P-V-T equation of state of CaCO₃ aragonite to 29 GPa and 1673 K: In situ X-ray diffraction study

Pressure–volume–temperature relations have been measured to 29 GPa and 1673 K for CaCO₃ aragonite using synchrotron X-ray diffraction with a multianvil apparatus at the ‘SPring-8’ facility.

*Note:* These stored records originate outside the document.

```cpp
typedef struct lsim_wgrad_pending {
    const float* part; const float* part2;
    float* out; float* out2;
    int32_t num_partials, count, count2, reserved;
} lsim_wgrad_pending;
int lsim_linear_wgrad_deferred(const float* x, int64_t ldx, const float* g, int64_t ldg, int64_t batch, int k_in, int n_out,
                               float* dw, float* db, void* workspace, size_t workspace_bytes, void* stream, lsim_wgrad_pending* pending);
int lsim_linear_elu_wgrad_deferred(const float* x, int64_t ldx, const float* grad_out, int64_t ldg, const float* elu_out, int64_t ldz, int64_t batch,
                                   int k_in, int n_out, float* dw, float* db, float* grad_pre, void* workspace, size_t workspace_bytes, void* stream,
                                   lsim_wgrad_pending* pending);
int lsim_linear_relu_wgrad_deferred(const float* x, int64_t ldx, const float* grad_out, int64_t ldg, const float* relu_out, int64_t ldz, int64_t batch,
                                    int k_in, int n_out, float* dw, float* db, float* grad_pre, void* workspace, size_t workspace_bytes, void* stream,
                                    lsim_wgrad_pending* pending);
int lsim_wgrad_reduce_batch(const lsim_wgrad_pending* items, int n, void* stream);

int lsim_gather_rows(const void* src, int64_t cols, const int64_t* index, int64_t n, void* dst, void* stream);
int lsim_gather_rows_ld(const void* src, int64_t cols, const int64_t* index, int64_t n, void* dst, int64_t dst_ld, void* stream);

int lsim_normalize_rows(float* w, int rows, int cols, float eps, void* stream);

int lsim_ppo_loss_workspace(long batch, size_t* bytes);
int lsim_ppo_loss(const float* mu, const float* sigma, const float* value, const float* actions, const float* old_logp, const float* advantages,
                  const float* returns, const float* target_values, const float* old_mu, const float* old_sigma, int64_t batch, int num_actions,
                  float clip_param, float value_loss_coef, float entropy_coef, int use_clipped_value_loss,
                  float* out5, float* grad_mu, float* grad_sigma, float* grad_value, void* workspace, size_t workspace_bytes, void* stream);
int lsim_ppo_loss_std_workspace(long batch, int num_actions, size_t* bytes);
int lsim_ppo_loss_std(const float* mu, const float* std, const float* value, const float* actions, const float* old_logp, const float* advantages,
                      const float* returns, const float* target_values, const float* old_mu, const float* old_sigma, int64_t batch, int num_actions,
                      float clip_param, float value_loss_coef, float entropy_coef, int use_clipped_value_loss,
                      float* out5, float* grad_mu, float* grad_std, float* grad_value, void* workspace, size_t workspace_bytes, void* stream);


int lsim_adaptive_lr(const float* kl_mean_dev, float desired_kl, float lr_min, float lr_max, float factor, float* lr_dev, void* stream);

int lsim_sinkhorn_workspace(long batch, int K, size_t* bytes);
int lsim_sinkhorn(const float* scores, int64_t lds, int64_t batch, int K, float eps, int iters, float* out,
                  void* workspace, size_t workspace_bytes, void* stream);

int lsim_estimator_loss_workspace(int64_t batch, int latent, int K, size_t* bytes);
int lsim_estimator_loss(const float* enc_out, int64_t ld_enc, const float* tgt_out, int64_t ld_tgt, const float* proto, const float* vel,
                        int64_t ld_vel, int64_t batch, int latent, int K, float temperature, float sinkhorn_eps, int sinkhorn_iters,
                        float* losses3, float* grad_enc, float* grad_tgt, float* grad_proto, void* workspace, size_t workspace_bytes,
                        void* stream);

int lsim_adam_clip_step_workspace(int count, size_t* bytes);
int lsim_adam_clip_step(int count, const int64_t* numel, float* const* params, float* const* grads, float* const* exp_avg,
                        float* const* exp_avg_sq, float* const* steps, const float* lr_dev, float lr_host, float beta1, float beta2,
                        float eps, float max_grad_norm, float* grad_norm_out, void* workspace, size_t workspace_bytes, void* stream);

int lsim_adam_clip_step_ex(int count, const int64_t* numel, float* const* params, float* const* grads, float* const* exp_avg,
                           float* const* exp_avg_sq, float* const* steps, const float* weight_decay, int clip_count,
                           const float* lr_dev, float lr_host, float beta1, float beta2, float eps, float max_grad_norm,
                           float* grad_norm_out, void* workspace, size_t workspace_bytes, void* stream);

int lsim_actor_input(const float* obs, int64_t ld_obs, int num_one_step_obs, const float* enc_out, int64_t ld_enc, int latent,
                     int64_t batch, float* out, void* stream);

#define LSIM_EVAL_BY_ROBOT 1u
#define LSIM_EVAL_BY_TYPE 2u
#define LSIM_EVAL_BY_LEVEL 4u
#define LSIM_EVAL_MAX_GROUPS 4096
#define LSIM_EVAL_MAX_TRACE_ENVS 64
#define LSIM_EVAL_SAT_PERMILLE 980
enum lsim_eval_word {
    LSIM_EVAL_W_SAMPLES = 0,
    LSIM_EVAL_W_LIN_ERR,
    LSIM_EVAL_W_LIN_ERR_SQ,
    LSIM_EVAL_W_YAW_ERR,
    LSIM_EVAL_W_YAW_ERR_SQ,
    LSIM_EVAL_W_POWER,
    LSIM_EVAL_W_TORQUE_SQ,
    LSIM_EVAL_W_ACTION_RATE,
    LSIM_EVAL_W_FEET_CONTACT,
    LSIM_EVAL_W_TORQUE_SAT,
    LSIM_EVAL_W_PEAK_TORQUE_RATIO,
    LSIM_EVAL_W_EPISODES,
    LSIM_EVAL_W_TIME_OUTS,
    LSIM_EVAL_W_FALLS,
    LSIM_EVAL_W_RETURN,
    LSIM_EVAL_W_LENGTH,
    LSIM_EVAL_W_DISTANCE,
    LSIM_EVAL_W_NONFINITE,
    LSIM_EVAL_WORDS
};
#define LSIM_EVAL_TR_DOF_POS_TARGET 0
#define LSIM_EVAL_TR_DOF_POS 12
#define LSIM_EVAL_TR_DOF_VEL 24
#define LSIM_EVAL_TR_TORQUES 36
#define LSIM_EVAL_TR_COMMANDS 48
#define LSIM_EVAL_TR_BASE_LIN_VEL 51
#define LSIM_EVAL_TR_BASE_ANG_VEL 54
#define LSIM_EVAL_TR_CONTACT_FORCES_Z 57
#define LSIM_EVAL_TR_ROOT_POS 61
#define LSIM_EVAL_TR_ROOT_QUAT 64
#define LSIM_EVAL_TR_REW 68
#define LSIM_EVAL_TR_RESET 69
#define LSIM_EVAL_TRACE_DIM 70
// ... 431 lines not shown
```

A least-squares fit of the room-temperature compression data to the Vinet-Rydberg equation of state (EOS) yielded K_{T 0} = 65.7 ± 0.8 GPa and K_T' = 5.1 ± 0.1, with fixed V₀ = 227.11 Å³. Further analysis of the high-temperature compression data led to the temperature derivative of the bulk modulus (∂K_T/∂T)_P = −0.016 ± 0.001 GPa/K and zero-pressure thermal expansion α = a₀ + a₁T with a₀ = 4.98 (22) × 10⁻⁵ K⁻¹ and a₁ = 2.81(38) × 10⁻⁸ K⁻². The Mie-Gruneisen-Debye approach revealed the Gruneisen parameter γ₀ = 1.39 at a fixed Debye temperature θ₀ = 516 K and the parameter q = 1. Analysis of axial compressibility and thermal expansion indicates that the c-axis is two times more compressible than the b-axis and four times more compressible than the a-axis, whereas zero-pressure thermal expansion of the a-axis (a_{0 a} = 2.6 × 10⁻⁵ K⁻¹ and a_{1 a} = 2.3 × 10⁻⁸ K⁻²) is weaker than that of the b-axis axis (a_{0 b} = 6.3 × 10⁻⁵ K⁻¹ and a_{1 b} = 0.1 × 10⁻⁸ K⁻²) and c-axis axis (a_{0 c} = 5.2 × 10⁻⁵ K⁻¹ and a_{1 c} = 9.5 × 10⁻⁸ K⁻²). A full set of thermodynamic parameters (including heat capacity, enthalpy and free energy) for aragonite and updated equations of state for magnesite and siderite was obtained using the Kunc-Einstein approach. The new EOS parameters were used for thermodynamic calculations for aragonite decarbonation reactions. The present thermal EOS provides accurate calculations of aragonite density to deep mantle. Decarbonation of subducting oceanic crust containing 2 wt% aragonite would result in a 0.5% density reduction at 30 GPa and 1273 K. Aragonite becomes denser than magnesite at pressures about 16 GPa along the 1500 K isotherm and at 9 GPa along the 298 K isotherm.